Monday, December 13, 2010

Ten Things You Really Need to Know About Working at an Ad Agency

Advertising agencies are best described as magnets. There are always two opposing ends - always. (Did I say always? Yes, always, or if it better suits you, invariably, eternally, till blue in the face, till cows come home, till hell freezes over, or just always.) And you will instantly, sometimes unknowingly, be polarized to the attracting or repelling pole of that magnet.

And in this brief, condensed… concise, short, and succinct list, I will attempt to explain what many others have done, some annihilating the explanation, some overly, verbosely describing it, and others explaining it far more eloquently than I could hope to accomplish. So here it goes.

But wait, one little disclaimer. I won’t repeat this every time, there is no common ground, middle room. Just like the computer you are working on, made up of 1’s and 0’s, you are one or the other. Nothing else.

1. It will be the job you hate most or love most.

2. It will involve the people you will grow to love or hate the most.
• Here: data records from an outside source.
# sbyrnes321/metalens

Hardware: AMD Instinct MI355X
Metric: aperture x far-field pair-evals/sec (higher is better)
Workload: dtype f64; 1 GPU; 1 mm dia NA=0.5 lens, lambda=580 nm, 4096x4096 aperture window at pitch lambda/2.2 -> 512x512 far-field directions (bins of the aperture FFT lattice x 1), fp64, on-axis x-dipole at the focus; aperture=4096, farfield=512, rings=197, centre_cells=1219855, orders=survey, pmc_key=gpus=1,aperture=4096,farfield=512,precision=f64,method=auto,zoom=1,pols=1, pmc_stale=True

## Files before the change

metalens_amd/csrc/zfft.hip:

```cpp
#include <cmath>
#include <cstdlib>
#include <map>
#include <tuple>
#include <utility>

#include "common.h"
#include "zfft_core.h"

namespace ml {

using zf::cd;

struct FftArgs {
    zf::Geo g;
    const cd *in;
    int64_t in_s1, in_s2, in_es;
    int in_rb;
    int a0, h0, a1, h1;
    const int *row_first;
    int rf_mod;
    int sub_s, sub_i;
    cd *out;
    int64_t out_s1, out_s2, out_es;
    int out_rb;
    const cd *tw1;
    const cd *wk;
    const cd *pj;
    const int *kbin;
    double alpha[4];
    int alpha_rb;
    int rows, chunk, accumulate;
};

template <int R3T>
__device__ __forceinline__ zf::Geo geo_of(const FftArgs &a) {
    zf::Geo g = a.g;
    if (R3T > 0) g.R3 = R3T;
    return g;
}

template <int R3T, bool STREAM>
__device__ __forceinline__ void load_row(const FftArgs &a, const zf::Geo &g, int row, int tid, cd *v) {
    const int NT = 16 * g.R3;
    const cd *src = a.in + (row / a.in_rb) * a.in_s1 + (row % a.in_rb) * a.in_s2;
    const int first = a.row_first ? a.row_first[row % a.rf_mod] : 0;
#pragma unroll
    for (int n2 = 0; n2 < 16; ++n2) {
        const int n = (tid + NT * n2) * a.sub_s + a.sub_i;
        int q = -1;
        if (n >= a.a0 && n < a.a0 + a.h0) q = n - a.a0;
        if (n >= a.a1 && n < a.a1 + a.h1) q = a.h0 + n - a.a1;
        if (min(n, g.n_valid - 1 - n) < first) q = -1;
        if (STREAM && q >= 0) {
            typedef double double2v __attribute__((ext_vector_type(2)));
            const double2v t = __builtin_nontemporal_load(reinterpret_cast<const double2v *>(src + q * a.in_es));
            v[n2] = zf::mk(t.x, t.y);
        } else {
            v[n2] = q >= 0 ? src[q * a.in_es] : zf::mk(0.0, 0.0);
        }
    }
}

template <int PASS>
__device__ __forceinline__ int64_t out_off(const FftArgs &a, int j) {
    return PASS == 4 ? zf::tile_off(j, a.out_es) : (int64_t)j * a.out_es;
}

__device__ __forceinline__ int row_of_turn(const FftArgs &a, int xcd, int idx) {
    const int row = xcd * a.chunk + idx;
    return idx < a.chunk && row < a.rows ? row : -1;
}

template <int R3T, int NTMAX, int MINW, int PASS, bool IP>
__global__ __launch_bounds__(NTMAX, MINW) void zfft_kernel(const FftArgs a) {
    extern __shared__ __align__(16) unsigned char zfft_lds_raw[];
    cd *lds = reinterpret_cast<cd *>(zfft_lds_raw);
    const zf::Geo g = geo_of<R3T>(a);
    const int NT = 16 * g.R3, tid = threadIdx.x;
    cd *s_tw = lds + zf::lds_elems(g);
    for (int e = tid; e < 256; e += NT) s_tw[(e & 15) * 16 + (e >> 4)] = a.tw1[e];
    const int n1 = tid / g.R3;
    cd tb[4];
    tb[0] = zf::mk(1.0, 0.0);
#pragma unroll
    for (int b = 1; b < 4; ++b) tb[b] = a.tw1[n1 * 16 + b];
    const int bin0 = tid, bin1 = tid + NT;
    const bool own0 = bin0 < g.M, own1 = bin1 < g.M, few = g.M <= 2 * NT;
    cd w0 = zf::mk(0, 0), p0 = w0, w1 = w0, p1 = w0;
    int k0 = 0, k1 = 0;
    if (own0) {
        w0 = a.wk[bin0];
        p0 = a.pj[bin0];
        k0 = a.kbin[bin0];
    }
    if (own1) {
        w1 = a.wk[bin1];
        p1 = a.pj[bin1];
        k1 = a.kbin[bin1];
    }
    const bool pair = own0 && own1 && ((k1 - k0) & 255) == 0;
    __syncthreads();
    const int xcd = blockIdx.x & 7, step = gridDim.x >> 3;
    int idx = blockIdx.x >> 3;
    int row = row_of_turn(a, xcd, idx);
    cd v[16], nx[16];
    if (row >= 0) load_row<R3T, PASS != 2>(a, g, row, tid, v);
    while (row >= 0) {
        const int idx_n = idx + step, row_n = row_of_turn(a, xcd, idx_n);
        const bool more = row_n >= 0;
        if (more) load_row<R3T, PASS != 2>(a, g, row_n, tid, nx);
        {
            cd ta[4];
            ta[0] = tb[0];
#pragma unroll
            for (int q = 1; q < 4; ++q) ta[q] = s_tw[(4 * q) * 16 + n1];
            zf::stage1_regs(g, tid, v, ta, tb, lds);
        }
        __syncthreads();
        zf::gather2(g, tid, v, lds);
        if (IP) {
            zf::scatter2_ip(g, tid, v, lds);
        } else {
            __syncthreads();
            zf::scatter2(g, tid, v, lds);
        }
        __syncthreads();
        cd *dst = a.out + (row / a.out_rb) * a.out_s1 + (row % a.out_rb) * a.out_s2;
        const double al = a.alpha[row / a.alpha_rb];
        if (few && pair) {
            cd xa, xb;
            if (IP)
                zf::stage3_pair_ip(g, k0, w0, w1, lds, xa, xb);
            else
                zf::stage3_pair(g, k0, w0, w1, lds, xa, xb);
            xa = zf::cmul(xa, p0);
            xb = zf::cmul(xb, p1);
            xa.x *= al;
            xa.y *= al;
            xb.x *= al;
            xb.y *= al;
            cd *da = dst + out_off<PASS>(a, bin0), *db = dst + out_off<PASS>(a, bin1);
            if (a.accumulate) {
                xa = zf::cadd(xa, *da);
                xb = zf::cadd(xb, *db);
            }
            *da = xa;
            *db = xb;
        } else if (few) {
            if (own0) {
                cd x = zf::cmul(IP ? zf::stage3_ip(g, k0, w0, lds) : zf::stage3(g, k0, w0, lds), p0);
                x.x *= al;
                x.y *= al;
                cd *d = dst + out_off<PASS>(a, bin0);
                if (a.accumulate) x = zf::cadd(x, *d);
                *d = x;
            }
            if (own1) {
                cd x = zf::cmul(IP ? zf::stage3_ip(g, k1, w1, lds) : zf::stage3(g, k1, w1, lds), p1);
                x.x *= al;
                x.y *= al;
                cd *d = dst + out_off<PASS>(a, bin1);
                if (a.accumulate) x = zf::cadd(x, *d);
                *d = x;
            }
        } else {
            for (int o = tid; o < g.M; o += NT) {
                const cd w = a.wk[o], p = a.pj[o];
                cd x = zf::cmul(IP ? zf::stage3_ip(g, a.kbin[o], w, lds) : zf::stage3(g, a.kbin[o], w, lds), p);
                x.x *= al;
                x.y *= al;
                cd *d = dst + out_off<PASS>(a, o);
                if (a.accumulate) x = zf::cadd(x, *d);
                *d = x;
            }
        }
        __syncthreads();
#pragma unroll
        for (int n2 = 0; n2 < 16; ++n2) v[n2] = nx[n2];
        idx = idx_n;
        row = row_n;
    }
}

template <int A, bool STREAM>
__device__ __forceinline__ void load_row_mixed(const FftArgs &a, const zf::Geo &g, int row, int tid, int stride, cd *v) {
    const cd *src = a.in + (row / a.in_rb) * a.in_s1 + (row % a.in_rb) * a.in_s2;
    const int first = a.row_first ? a.row_first[row % a.rf_mod] : 0;
#pragma unroll
    for (int n2 = 0; n2 < A; ++n2) {
        const int n = tid + stride * n2;
        int q = -1;
        if (n >= a.a0 && n < a.a0 + a.h0) q = n - a.a0;
        if (n >= a.a1 && n < a.a1 + a.h1) q = a.h0 + n - a.a1;
        if (min(n, g.n_valid - 1 - n) < first) q = -1;
        if (STREAM && q >= 0) {
            typedef double double2v __attribute__((ext_vector_type(2)));
            const double2v t = __builtin_nontemporal_load(reinterpret_cast<const double2v *>(src + q * a.in_es));
            v[n2] = zf::mk(t.x, t.y);
        } else {
            v[n2] = q >= 0 ? src[q * a.in_es] : zf::mk(0.0, 0.0);
        }
    }
}

template <int A, int B, bool STREAM>
__global__ __launch_bounds__(512) void zfft_mixed_kernel(const FftArgs a) {
    extern __shared__ __align__(16) unsigned char zfft_lds_raw[];
    cd *lds = reinterpret_cast<cd *>(zfft_lds_raw);
    const zf::Geo g = a.g;
    constexpr int LMAX = A > B ? A : B;
    const int R = g.R3, NT = LMAX * R, tid = threadIdx.x;
    cd *s_tw = lds + zf::mx_lds_elems<A, B>(g);
    for (int e = tid; e < A * B; e += NT) s_tw[(e % A) * B + e / A] = a.tw1[e];
    const bool act1 = tid < B * R, act2 = tid < A * R;
    __syncthreads();
    const int xcd = blockIdx.x & 7, step = gridDim.x >> 3;
    int idx = blockIdx.x >> 3;
    int row = row_of_turn(a, xcd, idx);
    cd v[LMAX], nx[A];
    if (row >= 0 && act1) load_row_mixed<A, STREAM>(a, g, row, tid, B * R, v);
    while (row >= 0) {
        const int idx_n = idx + step, row_n = row_of_turn(a, xcd, idx_n);
        if (row_n >= 0 && act1) load_row_mixed<A, STREAM>(a, g, row_n, tid, B * R, nx);
        if (act1) zf::mx_stage1<A, B>(g, tid, v, s_tw, lds);
        __syncthreads();
        if (act2) zf::mx_stage2<A, B>(g, tid, v, lds);
        __syncthreads();
        cd *dst = a.out + (row / a.out_rb) * a.out_s1 + (row % a.out_rb) * a.out_s2;
        const double al = a.alpha[row / a.alpha_rb];
        for (int o = tid; o < g.M; o += NT) {
            cd x = zf::cmul(zf::mx_stage3<A, B>(g, a.kbin[o], a.wk[o], lds), a.pj[o]);
            x.x *= al;
            x.y *= al;
            cd *d = dst + (int64_t)o * a.out_es;
            if (a.accumulate) x = zf::cadd(x, *d);
            *d = x;
        }
        __syncthreads();
#pragma unroll
        for (int n2 = 0; n2 < A; ++n2) v[n2] = nx[n2];
        idx = idx_n;
        row = row_n;
    }
}

template <int A, int B, bool STREAM>
static int launch_mixed(hipStream_t stream, const FftArgs &a, int threads, int grid, size_t lds_bytes) {
    auto kern = zfft_mixed_kernel<A, B, STREAM>;
    static bool attr_done = false;
    if (!attr_done) {
        ML_HIP(hipFuncSetAttribute(reinterpret_cast<const void *>(kern),
                                   hipFuncAttributeMaxDynamicSharedMemorySize, 160 * 1024));
        attr_done = true;
    }
    hipLaunchKernelGGL(kern, dim3(grid), dim3(threads), lds_bytes, stream, a);
    ML_HIP(hipGetLastError());
    return ML_OK;
}

__device__ __forceinline__ void load_tile(const FftArgs &a, const cd *src, int n0, int m1, cd *v) {
#pragma unroll
    for (int m2 = 0; m2 < 16; ++m2) {
        const int n = n0 + a.g.R3 * (m1 + 16 * m2);
        int q = -1;
        if (n0 >= 0 && n >= a.a0 && n < a.a0 + a.h0) q = n - a.a0;
        if (n0 >= 0 && n >= a.a1 && n < a.a1 + a.h1) q = a.h0 + n - a.a1;
        if (q >= 0) {
            typedef double double2v __attribute__((ext_vector_type(2)));
// ... 127 lines not shown
#pragma unroll
            for (int q = 0; q < (PAIR ? NB / 2 : NB); ++q) {
                const int oa = tid + NT * q, ob = oa + 256;
                if (PAIR) {
                    if (ob < gp.M) {
                        const cd wa = a.wk[oa], wb = a.wk[ob];
                        cd xa, xb;
                        zf::stage3_pair(gp, kq[q], wa, wb, lds, xa, xb);
                        if (p == P - 1) {
                            acc[q] = xa;
                            acc[q + NB / 2] = xb;
                        } else {
                            acc[q] = zf::cmac(acc[q], s_wr[oa], xa);
                            acc[q + NB / 2] = zf::cmac(acc[q + NB / 2], s_wr[ob], xb);
                        }
                        continue;
                    }
                }
                if (oa < gp.M) {
                    const cd wa = a.wk[oa];
                    const cd xa = zf::stage3(gp, kq[q], wa, lds);
                    if (p == P - 1) {
                        acc[q] = xa;
                    } else {
                        acc[q] = zf::cmac(acc[q], s_wr[oa], xa);
                    }
                }
                if (PAIR) acc[q + NB / 2] = zf::mk(0.0, 0.0);
            }
            __syncthreads();
        }
        cd *dst = a.out + (row / a.out_rb) * a.out_s1 + (row % a.out_rb) * a.out_s2;
        const double al = a.alpha[row / a.alpha_rb];
#pragma unroll
        for (int q = 0; q < NB; ++q) {
            const int o = tid + NT * q;
            if (o < gp.M) {
                cd x = zf::cmul(acc[q], a.pj[o]);
                x.x *= al;
                x.y *= al;
                cd *d = dst + o * a.out_es;
                if (a.accumulate) x = zf::cadd(x, *d);
                *d = x;
            }
        }
        idx = idx_n;
        row = row_n;
    }
}

template <int R3P, int P, int NB, int MINW, int PASS>
static int launch_pass(hipStream_t stream, const FftArgs &a, int grid, size_t lds_bytes) {
    auto kern = zfft_pass_kernel<R3P, P, NB, MINW, PASS>;
    static bool attr_done = false;
    if (!attr_done) {
        ML_HIP(hipFuncSetAttribute(reinterpret_cast<const void *>(kern),
                                   hipFuncAttributeMaxDynamicSharedMemorySize, 160 * 1024));
        attr_done = true;
    }
    hipLaunchKernelGGL(kern, dim3(grid), dim3(16 * R3P), lds_bytes, stream, a);
    ML_HIP(hipGetLastError());
    return ML_OK;
}

template <int PASS>
__global__ __launch_bounds__(256) void zfft_multi_kernel(const FftArgs a, int cpw) {
    extern __shared__ __align__(16) unsigned char zfft_lds_raw[];
    const zf::Geo g = a.g;
    const int NT = 16 * g.R3, sub = threadIdx.x / NT, tid = threadIdx.x - sub * NT;
    cd *lds = reinterpret_cast<cd *>(zfft_lds_raw) + (size_t)sub * zf::lds_elems(g);
    cd *s_tw = reinterpret_cast<cd *>(zfft_lds_raw) + (size_t)cpw * zf::lds_elems(g);
    for (int e = threadIdx.x; e < 256; e += blockDim.x) s_tw[(e & 15) * 16 + (e >> 4)] = a.tw1[e];
    const int n1 = tid / g.R3;
    __syncthreads();
    const int groups = (a.rows + cpw - 1) / cpw, chunk = (groups + 7) / 8;
    const int xcd = blockIdx.x & 7, step = gridDim.x >> 3;
    for (int idx = blockIdx.x >> 3; idx < chunk; idx += step) {
        const int grp = xcd * chunk + idx;
        if (grp >= groups) break;
        const int row = grp * cpw + sub;
        const bool live = row < a.rows;
        cd v[16];
        if (live) {
            load_row<0, PASS != 2>(a, g, row, tid, v);
        } else {
#pragma unroll
            for (int n2 = 0; n2 < 16; ++n2) v[n2] = zf::mk(0.0, 0.0);
        }
        zf::stage1_inplace(g, tid, v, s_tw, n1, lds);
        __syncthreads();
        zf::gather2(g, tid, v, lds);
        __syncthreads();
        zf::scatter2(g, tid, v, lds);
        __syncthreads();
        if (live) {
            cd *dst = a.out + (row / a.out_rb) * a.out_s1 + (row % a.out_rb) * a.out_s2;
            const double al = a.alpha[row / a.alpha_rb];
            for (int o = tid; o < g.M; o += NT) {
                cd x = zf::cmul(zf::stage3(g, a.kbin[o], a.wk[o], lds), a.pj[o]);
                x.x *= al;
                x.y *= al;
                cd *d = dst + o * a.out_es;
                if (a.accumulate) x = zf::cadd(x, *d);
                *d = x;
            }
        }
        __syncthreads();
    }
}

__global__ __launch_bounds__(512) void zfft_interleaved_kernel(const FftArgs a, int s, int64_t sub_off, int stuff) {
    extern __shared__ __align__(16) unsigned char zfft_lds_raw[];
    const zf::Geo g = a.g;
    const int NT = 16 * g.R3, sub = threadIdx.x / NT, tid = threadIdx.x - sub * NT, T = NT * s;
    cd *base = reinterpret_cast<cd *>(zfft_lds_raw);
    const int stride = zf::lds_elems(g);
    cd *lds = base + (size_t)sub * stride;
    cd *s_tw = base + (size_t)s * stride;
    for (int e = threadIdx.x; e < 256; e += T) s_tw[(e & 15) * 16 + (e >> 4)] = a.tw1[e];
    const int n1 = tid / g.R3;
    __syncthreads();
    const int chunk = (a.rows + 7) / 8, xcd = blockIdx.x & 7, step = gridDim.x >> 3;
    for (int idx = blockIdx.x >> 3; idx < chunk; idx += step) {
        const int row = xcd * chunk + idx;
        if (row >= a.rows) break;
        const cd *src = a.in + (row / a.in_rb) * a.in_s1 + (row % a.in_rb) * a.in_s2 + sub * sub_off;
        cd v[16];
#pragma unroll
        for (int n2 = 0; n2 < 16; ++n2) {
            const int n = tid + NT * n2, m = n / stuff;
            const int lrow = m * s + sub;
            v[n2] = (m * stuff == n && m < g.n_valid && lrow >= a.a0 && lrow < a.a0 + a.h0) ? src[(int64_t)m * a.in_es]
                                                                                             : zf::mk(0.0, 0.0);
        }
        zf::stage1_inplace(g, tid, v, s_tw, n1, lds);
        __syncthreads();
        zf::gather2(g, tid, v, lds);
        __syncthreads();
        zf::scatter2(g, tid, v, lds);
        __syncthreads();
        cd *dst = a.out + (row / a.out_rb) * a.out_s1 + (row % a.out_rb) * a.out_s2;
        const double al = a.alpha[row / a.alpha_rb];
        for (int o = threadIdx.x; o < g.M; o += T) {
            const int k = a.kbin[o];
            const cd w = a.wk[o];
            cd x = zf::mk(0.0, 0.0);
            for (int i = 0; i < s; ++i)
                x = zf::cmac(zf::stage3(g, k, w, base + (size_t)i * stride), a.pj[(size_t)i * g.M + o], x);
            x.x *= al;
            x.y *= al;
            cd *d = dst + o * a.out_es;
            if (a.accumulate) x = zf::cadd(x, *d);
            *d = x;
        }
        __syncthreads();
    }
}
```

3. One day will be like walking into heaven, the next day will be dancing around the worst hell your mind could ever imagine.

4. The people that pay the bills (your clients), are people you will either respect or abhor.

5. The work you do will inspire you beyond belief, or drive a knife through your very soul (if you can find that damn thing).

6. Your friends will ignore your irrepressible passion, or embrace your loathing.

7. Your mind will develop into a fortress, or a bowl of Cocoa Puffs.

8. You will ride on the subway or bus, or you will drive your 7 Series BMW.

9. Your heart and life will be an open book, or a Pandora’s box that you eternally wonder why you opened it.

10. You will create something, or you will create nothing.

But in the end, even though both sides of the magnet have the exact same attraction, I think you will probably end up on the positive side.

So it’s Monday. If you work in advertising, you are either smiling, or packing (and not a box reference, a postal reference).